▸ Instructions to follow
Go line by line through the listing below and copy those that hold "lines".

▸ Excerpted records
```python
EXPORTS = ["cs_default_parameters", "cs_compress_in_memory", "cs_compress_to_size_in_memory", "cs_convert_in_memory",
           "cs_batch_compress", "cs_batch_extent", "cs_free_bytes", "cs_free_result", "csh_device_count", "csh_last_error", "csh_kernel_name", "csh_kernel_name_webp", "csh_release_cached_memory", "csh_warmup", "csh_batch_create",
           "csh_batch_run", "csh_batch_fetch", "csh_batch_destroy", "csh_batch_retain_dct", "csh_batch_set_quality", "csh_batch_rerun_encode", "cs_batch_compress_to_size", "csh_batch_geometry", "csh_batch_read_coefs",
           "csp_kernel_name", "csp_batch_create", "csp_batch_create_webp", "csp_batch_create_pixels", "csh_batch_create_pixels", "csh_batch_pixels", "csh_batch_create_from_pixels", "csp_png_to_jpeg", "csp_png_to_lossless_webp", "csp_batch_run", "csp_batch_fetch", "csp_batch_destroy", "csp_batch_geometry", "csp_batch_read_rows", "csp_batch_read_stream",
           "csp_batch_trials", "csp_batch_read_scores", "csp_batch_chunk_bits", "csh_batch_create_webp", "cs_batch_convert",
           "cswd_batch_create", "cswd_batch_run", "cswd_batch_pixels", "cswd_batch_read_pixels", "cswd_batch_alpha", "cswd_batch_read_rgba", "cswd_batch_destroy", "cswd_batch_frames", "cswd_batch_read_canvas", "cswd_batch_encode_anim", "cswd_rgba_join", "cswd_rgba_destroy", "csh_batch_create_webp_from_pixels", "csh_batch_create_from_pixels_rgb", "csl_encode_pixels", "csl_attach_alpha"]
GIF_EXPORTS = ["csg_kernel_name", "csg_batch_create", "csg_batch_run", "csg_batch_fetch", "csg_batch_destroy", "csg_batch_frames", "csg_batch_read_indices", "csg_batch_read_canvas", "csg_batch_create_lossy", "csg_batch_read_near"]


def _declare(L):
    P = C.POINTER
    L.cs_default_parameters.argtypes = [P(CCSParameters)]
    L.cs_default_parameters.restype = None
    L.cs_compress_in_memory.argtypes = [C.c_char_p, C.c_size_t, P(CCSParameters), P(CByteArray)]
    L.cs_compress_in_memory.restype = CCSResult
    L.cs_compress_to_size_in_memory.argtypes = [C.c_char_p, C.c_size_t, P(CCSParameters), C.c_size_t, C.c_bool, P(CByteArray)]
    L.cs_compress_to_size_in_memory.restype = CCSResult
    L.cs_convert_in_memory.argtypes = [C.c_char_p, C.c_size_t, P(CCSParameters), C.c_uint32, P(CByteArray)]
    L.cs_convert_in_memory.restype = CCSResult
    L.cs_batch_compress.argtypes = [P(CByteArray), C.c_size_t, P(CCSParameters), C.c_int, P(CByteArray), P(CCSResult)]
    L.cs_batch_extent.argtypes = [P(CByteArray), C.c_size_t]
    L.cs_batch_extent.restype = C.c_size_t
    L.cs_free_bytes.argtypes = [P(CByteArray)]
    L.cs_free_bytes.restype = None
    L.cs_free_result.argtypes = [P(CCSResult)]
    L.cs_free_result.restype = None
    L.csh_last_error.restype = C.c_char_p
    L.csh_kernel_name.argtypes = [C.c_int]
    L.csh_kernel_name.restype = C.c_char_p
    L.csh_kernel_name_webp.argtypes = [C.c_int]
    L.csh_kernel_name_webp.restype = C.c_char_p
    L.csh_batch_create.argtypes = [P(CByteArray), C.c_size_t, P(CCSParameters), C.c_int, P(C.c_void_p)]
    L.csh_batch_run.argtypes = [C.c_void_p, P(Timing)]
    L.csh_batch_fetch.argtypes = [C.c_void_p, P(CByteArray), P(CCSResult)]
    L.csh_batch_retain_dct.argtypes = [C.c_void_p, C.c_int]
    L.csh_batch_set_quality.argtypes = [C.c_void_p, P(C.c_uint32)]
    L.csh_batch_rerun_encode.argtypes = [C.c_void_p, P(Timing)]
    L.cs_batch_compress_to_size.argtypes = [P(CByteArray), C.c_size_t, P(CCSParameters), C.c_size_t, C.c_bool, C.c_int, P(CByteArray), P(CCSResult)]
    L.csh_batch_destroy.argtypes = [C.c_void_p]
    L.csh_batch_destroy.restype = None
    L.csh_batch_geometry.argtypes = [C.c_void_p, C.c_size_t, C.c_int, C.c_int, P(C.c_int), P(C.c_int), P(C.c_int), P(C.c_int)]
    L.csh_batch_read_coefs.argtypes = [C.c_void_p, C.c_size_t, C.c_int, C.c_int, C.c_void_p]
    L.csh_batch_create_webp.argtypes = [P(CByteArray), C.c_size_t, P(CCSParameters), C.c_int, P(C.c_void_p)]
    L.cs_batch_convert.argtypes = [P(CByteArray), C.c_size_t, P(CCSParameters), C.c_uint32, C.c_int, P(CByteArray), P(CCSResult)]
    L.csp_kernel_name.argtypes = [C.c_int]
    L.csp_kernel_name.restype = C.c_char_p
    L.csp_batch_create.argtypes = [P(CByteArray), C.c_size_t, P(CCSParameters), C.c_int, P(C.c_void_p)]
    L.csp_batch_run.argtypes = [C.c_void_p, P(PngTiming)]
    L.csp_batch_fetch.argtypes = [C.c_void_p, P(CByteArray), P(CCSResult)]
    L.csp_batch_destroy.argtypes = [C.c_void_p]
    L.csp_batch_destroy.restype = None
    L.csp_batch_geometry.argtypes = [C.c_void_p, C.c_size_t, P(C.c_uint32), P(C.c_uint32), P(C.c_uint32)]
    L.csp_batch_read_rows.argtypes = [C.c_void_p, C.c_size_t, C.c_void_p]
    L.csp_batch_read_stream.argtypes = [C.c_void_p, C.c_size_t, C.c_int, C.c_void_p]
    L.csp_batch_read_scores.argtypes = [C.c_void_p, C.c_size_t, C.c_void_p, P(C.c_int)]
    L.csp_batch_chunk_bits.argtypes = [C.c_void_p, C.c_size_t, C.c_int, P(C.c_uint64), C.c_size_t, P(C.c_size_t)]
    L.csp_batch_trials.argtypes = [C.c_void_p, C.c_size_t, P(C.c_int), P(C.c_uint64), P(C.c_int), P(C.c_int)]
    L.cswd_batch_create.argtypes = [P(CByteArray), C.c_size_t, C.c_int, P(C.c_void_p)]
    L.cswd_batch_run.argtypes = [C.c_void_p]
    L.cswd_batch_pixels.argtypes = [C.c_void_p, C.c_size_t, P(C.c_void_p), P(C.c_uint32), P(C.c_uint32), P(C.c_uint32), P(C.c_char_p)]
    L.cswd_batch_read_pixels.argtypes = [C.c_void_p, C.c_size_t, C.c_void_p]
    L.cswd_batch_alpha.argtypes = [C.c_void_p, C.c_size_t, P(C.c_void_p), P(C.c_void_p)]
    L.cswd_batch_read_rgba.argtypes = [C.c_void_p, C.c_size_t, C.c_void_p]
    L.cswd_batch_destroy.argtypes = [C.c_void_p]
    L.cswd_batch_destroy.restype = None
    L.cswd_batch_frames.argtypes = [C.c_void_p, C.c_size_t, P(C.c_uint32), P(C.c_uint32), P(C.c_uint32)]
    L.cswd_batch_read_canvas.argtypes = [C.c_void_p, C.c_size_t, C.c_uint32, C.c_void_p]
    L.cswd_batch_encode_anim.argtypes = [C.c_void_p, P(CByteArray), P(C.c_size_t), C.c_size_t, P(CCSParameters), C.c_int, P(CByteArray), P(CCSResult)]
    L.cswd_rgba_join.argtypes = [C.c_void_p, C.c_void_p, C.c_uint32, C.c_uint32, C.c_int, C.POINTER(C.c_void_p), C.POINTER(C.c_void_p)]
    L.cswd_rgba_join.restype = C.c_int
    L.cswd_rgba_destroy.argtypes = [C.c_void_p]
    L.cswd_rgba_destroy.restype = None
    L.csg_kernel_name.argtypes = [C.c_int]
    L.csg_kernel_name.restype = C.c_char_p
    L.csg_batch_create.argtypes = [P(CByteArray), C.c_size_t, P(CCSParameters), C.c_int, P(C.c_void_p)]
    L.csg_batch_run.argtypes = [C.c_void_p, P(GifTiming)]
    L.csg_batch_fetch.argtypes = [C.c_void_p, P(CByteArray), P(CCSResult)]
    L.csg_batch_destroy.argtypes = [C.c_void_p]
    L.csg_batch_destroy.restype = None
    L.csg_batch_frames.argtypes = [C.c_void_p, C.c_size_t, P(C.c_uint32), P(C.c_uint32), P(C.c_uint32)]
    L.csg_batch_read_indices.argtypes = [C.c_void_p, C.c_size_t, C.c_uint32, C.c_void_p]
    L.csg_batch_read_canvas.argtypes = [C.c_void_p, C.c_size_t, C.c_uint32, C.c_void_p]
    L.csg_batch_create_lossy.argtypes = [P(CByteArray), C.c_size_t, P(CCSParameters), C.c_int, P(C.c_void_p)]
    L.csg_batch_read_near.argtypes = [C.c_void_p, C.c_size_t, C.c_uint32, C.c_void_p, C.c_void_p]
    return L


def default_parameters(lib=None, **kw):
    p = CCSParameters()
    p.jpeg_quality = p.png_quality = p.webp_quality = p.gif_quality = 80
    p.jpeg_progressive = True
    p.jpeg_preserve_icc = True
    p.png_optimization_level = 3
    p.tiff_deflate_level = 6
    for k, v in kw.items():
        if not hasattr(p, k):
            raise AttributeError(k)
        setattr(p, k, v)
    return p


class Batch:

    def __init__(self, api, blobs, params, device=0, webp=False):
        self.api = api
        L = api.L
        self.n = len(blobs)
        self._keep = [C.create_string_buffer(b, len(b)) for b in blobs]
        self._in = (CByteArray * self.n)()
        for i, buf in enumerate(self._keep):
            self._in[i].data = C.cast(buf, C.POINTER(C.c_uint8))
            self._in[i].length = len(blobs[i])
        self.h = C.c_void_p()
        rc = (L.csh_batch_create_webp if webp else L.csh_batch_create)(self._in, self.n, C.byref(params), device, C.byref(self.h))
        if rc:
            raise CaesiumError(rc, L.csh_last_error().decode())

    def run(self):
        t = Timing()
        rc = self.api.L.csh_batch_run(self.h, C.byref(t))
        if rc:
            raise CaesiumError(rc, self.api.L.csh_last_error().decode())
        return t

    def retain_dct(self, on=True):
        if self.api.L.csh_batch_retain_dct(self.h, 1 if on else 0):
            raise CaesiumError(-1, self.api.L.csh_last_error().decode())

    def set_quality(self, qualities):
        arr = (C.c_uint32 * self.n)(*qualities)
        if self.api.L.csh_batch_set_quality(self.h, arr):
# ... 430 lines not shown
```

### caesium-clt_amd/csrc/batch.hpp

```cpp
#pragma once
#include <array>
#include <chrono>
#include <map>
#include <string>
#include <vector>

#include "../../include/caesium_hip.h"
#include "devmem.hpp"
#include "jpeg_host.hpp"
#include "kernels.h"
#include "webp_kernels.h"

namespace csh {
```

* * *

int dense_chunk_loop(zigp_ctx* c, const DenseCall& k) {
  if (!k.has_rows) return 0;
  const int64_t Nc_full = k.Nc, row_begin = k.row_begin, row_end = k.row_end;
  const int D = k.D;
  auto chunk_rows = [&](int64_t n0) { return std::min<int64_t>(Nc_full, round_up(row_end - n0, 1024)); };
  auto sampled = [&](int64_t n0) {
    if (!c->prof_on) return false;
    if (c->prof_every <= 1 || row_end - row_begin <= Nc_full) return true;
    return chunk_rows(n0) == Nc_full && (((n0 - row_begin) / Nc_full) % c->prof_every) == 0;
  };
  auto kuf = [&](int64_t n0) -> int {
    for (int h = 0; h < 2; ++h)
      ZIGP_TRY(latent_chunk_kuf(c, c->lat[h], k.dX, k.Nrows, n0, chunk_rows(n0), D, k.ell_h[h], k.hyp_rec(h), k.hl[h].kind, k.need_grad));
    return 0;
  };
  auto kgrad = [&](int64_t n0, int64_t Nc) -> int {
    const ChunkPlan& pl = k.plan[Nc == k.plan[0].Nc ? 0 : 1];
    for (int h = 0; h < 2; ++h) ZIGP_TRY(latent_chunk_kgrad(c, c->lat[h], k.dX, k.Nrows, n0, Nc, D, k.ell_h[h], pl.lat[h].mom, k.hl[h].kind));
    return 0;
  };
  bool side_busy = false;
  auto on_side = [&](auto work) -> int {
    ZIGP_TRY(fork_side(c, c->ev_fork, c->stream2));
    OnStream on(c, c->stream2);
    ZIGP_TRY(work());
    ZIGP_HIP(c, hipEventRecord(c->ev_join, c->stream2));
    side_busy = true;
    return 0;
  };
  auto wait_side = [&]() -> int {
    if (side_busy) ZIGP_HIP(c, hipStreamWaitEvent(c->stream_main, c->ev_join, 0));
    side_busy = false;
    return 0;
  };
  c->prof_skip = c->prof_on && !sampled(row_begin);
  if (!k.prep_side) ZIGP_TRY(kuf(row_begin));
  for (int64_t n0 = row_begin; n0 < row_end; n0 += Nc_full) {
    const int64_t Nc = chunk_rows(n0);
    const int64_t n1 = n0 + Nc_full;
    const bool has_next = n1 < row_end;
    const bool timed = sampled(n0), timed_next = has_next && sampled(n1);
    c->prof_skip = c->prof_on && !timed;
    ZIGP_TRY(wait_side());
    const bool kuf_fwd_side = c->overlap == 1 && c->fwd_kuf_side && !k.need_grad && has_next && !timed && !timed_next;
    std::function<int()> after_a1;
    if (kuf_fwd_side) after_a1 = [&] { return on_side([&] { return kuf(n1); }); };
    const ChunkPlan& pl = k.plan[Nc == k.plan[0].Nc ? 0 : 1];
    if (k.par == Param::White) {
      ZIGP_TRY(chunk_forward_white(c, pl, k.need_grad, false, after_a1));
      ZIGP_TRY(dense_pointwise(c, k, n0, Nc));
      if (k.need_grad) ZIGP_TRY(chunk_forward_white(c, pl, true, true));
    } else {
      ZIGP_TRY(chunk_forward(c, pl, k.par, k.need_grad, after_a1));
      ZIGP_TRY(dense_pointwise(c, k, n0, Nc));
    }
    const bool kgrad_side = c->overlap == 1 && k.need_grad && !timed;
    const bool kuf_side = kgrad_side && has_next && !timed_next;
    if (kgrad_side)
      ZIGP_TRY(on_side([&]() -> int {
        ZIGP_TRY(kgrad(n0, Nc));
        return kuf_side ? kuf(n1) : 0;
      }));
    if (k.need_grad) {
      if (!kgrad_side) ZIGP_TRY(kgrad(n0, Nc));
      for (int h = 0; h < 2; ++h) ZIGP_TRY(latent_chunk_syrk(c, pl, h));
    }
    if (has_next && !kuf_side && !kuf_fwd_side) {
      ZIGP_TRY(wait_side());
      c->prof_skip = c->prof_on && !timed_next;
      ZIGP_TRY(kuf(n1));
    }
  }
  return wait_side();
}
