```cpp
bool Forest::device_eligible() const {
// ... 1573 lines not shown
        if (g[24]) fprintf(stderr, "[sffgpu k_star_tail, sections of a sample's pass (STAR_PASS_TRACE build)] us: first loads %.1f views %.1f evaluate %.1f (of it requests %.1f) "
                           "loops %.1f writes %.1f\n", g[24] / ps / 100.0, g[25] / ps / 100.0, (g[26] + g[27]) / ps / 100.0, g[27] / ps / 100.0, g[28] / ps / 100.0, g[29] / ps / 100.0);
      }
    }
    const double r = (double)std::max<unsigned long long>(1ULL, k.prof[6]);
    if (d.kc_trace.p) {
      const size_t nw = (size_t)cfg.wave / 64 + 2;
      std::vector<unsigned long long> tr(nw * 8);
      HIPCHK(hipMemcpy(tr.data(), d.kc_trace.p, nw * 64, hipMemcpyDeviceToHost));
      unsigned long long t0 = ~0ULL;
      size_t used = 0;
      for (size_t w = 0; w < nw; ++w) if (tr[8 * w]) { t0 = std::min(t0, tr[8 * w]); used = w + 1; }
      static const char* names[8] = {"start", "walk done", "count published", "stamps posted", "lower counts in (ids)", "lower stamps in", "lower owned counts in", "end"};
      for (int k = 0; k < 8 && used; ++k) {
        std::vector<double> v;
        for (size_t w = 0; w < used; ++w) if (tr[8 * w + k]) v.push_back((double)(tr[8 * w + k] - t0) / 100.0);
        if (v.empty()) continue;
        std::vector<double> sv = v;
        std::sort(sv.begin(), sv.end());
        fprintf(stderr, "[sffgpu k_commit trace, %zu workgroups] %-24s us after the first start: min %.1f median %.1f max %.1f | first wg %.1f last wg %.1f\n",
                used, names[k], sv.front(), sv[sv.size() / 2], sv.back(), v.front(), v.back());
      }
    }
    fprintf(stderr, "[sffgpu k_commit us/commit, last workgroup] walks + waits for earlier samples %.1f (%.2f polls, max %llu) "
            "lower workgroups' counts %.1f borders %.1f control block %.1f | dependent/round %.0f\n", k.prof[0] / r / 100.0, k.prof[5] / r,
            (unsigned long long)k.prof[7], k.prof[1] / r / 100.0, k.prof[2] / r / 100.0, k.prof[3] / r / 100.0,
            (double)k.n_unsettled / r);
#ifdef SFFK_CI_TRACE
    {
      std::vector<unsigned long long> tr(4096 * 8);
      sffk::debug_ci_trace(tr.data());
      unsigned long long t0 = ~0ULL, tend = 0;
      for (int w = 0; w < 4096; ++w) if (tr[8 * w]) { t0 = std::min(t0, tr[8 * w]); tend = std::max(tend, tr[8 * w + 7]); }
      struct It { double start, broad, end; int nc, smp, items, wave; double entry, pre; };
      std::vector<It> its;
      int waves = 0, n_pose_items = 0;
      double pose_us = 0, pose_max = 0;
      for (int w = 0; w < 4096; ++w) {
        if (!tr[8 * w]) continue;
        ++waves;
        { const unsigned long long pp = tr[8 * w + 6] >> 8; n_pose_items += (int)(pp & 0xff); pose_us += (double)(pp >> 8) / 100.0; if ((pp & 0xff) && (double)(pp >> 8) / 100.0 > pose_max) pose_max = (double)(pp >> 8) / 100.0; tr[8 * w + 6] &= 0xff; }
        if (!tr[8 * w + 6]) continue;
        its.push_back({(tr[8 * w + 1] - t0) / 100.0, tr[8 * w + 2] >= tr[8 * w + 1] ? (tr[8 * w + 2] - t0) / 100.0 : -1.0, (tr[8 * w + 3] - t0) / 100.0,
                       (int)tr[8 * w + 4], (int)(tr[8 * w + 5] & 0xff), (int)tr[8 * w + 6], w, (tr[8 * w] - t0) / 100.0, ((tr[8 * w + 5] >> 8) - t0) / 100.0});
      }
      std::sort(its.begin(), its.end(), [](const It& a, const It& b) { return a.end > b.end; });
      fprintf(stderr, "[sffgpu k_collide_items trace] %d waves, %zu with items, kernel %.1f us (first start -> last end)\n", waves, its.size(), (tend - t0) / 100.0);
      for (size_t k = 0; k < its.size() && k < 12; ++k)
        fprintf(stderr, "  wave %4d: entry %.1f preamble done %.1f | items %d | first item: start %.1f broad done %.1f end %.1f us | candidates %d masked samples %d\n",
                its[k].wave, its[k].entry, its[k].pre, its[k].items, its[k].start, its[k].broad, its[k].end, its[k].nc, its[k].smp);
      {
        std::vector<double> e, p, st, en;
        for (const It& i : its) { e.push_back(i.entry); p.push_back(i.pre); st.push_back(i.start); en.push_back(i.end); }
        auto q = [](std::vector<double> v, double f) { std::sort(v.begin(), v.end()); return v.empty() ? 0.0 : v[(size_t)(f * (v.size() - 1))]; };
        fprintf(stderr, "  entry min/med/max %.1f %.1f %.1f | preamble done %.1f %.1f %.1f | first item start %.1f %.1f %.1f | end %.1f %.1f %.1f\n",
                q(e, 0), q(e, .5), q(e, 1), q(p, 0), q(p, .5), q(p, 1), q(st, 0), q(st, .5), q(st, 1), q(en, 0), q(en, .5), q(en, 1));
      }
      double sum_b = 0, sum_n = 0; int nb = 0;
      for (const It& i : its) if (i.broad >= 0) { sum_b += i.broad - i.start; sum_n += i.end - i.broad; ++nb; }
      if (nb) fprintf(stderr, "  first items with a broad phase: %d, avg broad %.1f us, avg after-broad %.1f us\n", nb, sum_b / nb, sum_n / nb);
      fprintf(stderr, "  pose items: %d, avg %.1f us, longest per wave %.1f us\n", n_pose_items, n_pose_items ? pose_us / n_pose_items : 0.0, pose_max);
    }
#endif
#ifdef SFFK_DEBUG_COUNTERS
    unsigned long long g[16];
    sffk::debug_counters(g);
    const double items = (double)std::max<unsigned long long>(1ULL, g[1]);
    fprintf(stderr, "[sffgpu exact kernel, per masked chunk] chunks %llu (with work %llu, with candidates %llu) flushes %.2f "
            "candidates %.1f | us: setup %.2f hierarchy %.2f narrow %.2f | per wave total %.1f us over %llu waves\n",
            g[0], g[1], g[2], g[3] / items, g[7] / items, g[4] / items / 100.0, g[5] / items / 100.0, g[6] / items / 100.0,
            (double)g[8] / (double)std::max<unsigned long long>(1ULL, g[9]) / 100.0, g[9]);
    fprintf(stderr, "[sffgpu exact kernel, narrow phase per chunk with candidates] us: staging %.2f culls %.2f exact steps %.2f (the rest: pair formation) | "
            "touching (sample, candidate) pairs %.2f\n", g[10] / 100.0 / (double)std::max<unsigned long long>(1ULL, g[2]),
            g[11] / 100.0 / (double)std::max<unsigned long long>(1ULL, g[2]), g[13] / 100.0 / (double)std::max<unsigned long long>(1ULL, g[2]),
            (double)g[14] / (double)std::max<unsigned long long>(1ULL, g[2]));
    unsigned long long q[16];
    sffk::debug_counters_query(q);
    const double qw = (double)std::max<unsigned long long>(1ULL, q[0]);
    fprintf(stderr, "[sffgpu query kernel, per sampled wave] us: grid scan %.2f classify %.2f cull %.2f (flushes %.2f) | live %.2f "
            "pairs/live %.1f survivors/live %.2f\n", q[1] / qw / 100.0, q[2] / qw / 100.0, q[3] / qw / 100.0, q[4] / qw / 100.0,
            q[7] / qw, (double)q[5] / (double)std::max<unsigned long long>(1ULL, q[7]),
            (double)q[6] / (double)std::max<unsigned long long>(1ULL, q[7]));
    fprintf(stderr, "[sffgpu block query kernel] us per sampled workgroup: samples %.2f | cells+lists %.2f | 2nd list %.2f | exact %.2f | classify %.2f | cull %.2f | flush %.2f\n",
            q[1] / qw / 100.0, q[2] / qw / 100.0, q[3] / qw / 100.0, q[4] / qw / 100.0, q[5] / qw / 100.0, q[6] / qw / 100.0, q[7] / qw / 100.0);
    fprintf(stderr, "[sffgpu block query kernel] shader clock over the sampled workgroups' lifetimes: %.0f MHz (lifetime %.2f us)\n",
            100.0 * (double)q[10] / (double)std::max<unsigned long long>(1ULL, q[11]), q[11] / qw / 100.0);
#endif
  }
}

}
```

▸ Result of the task
# ... 430 lines not shown
// ... 1573 lines not shown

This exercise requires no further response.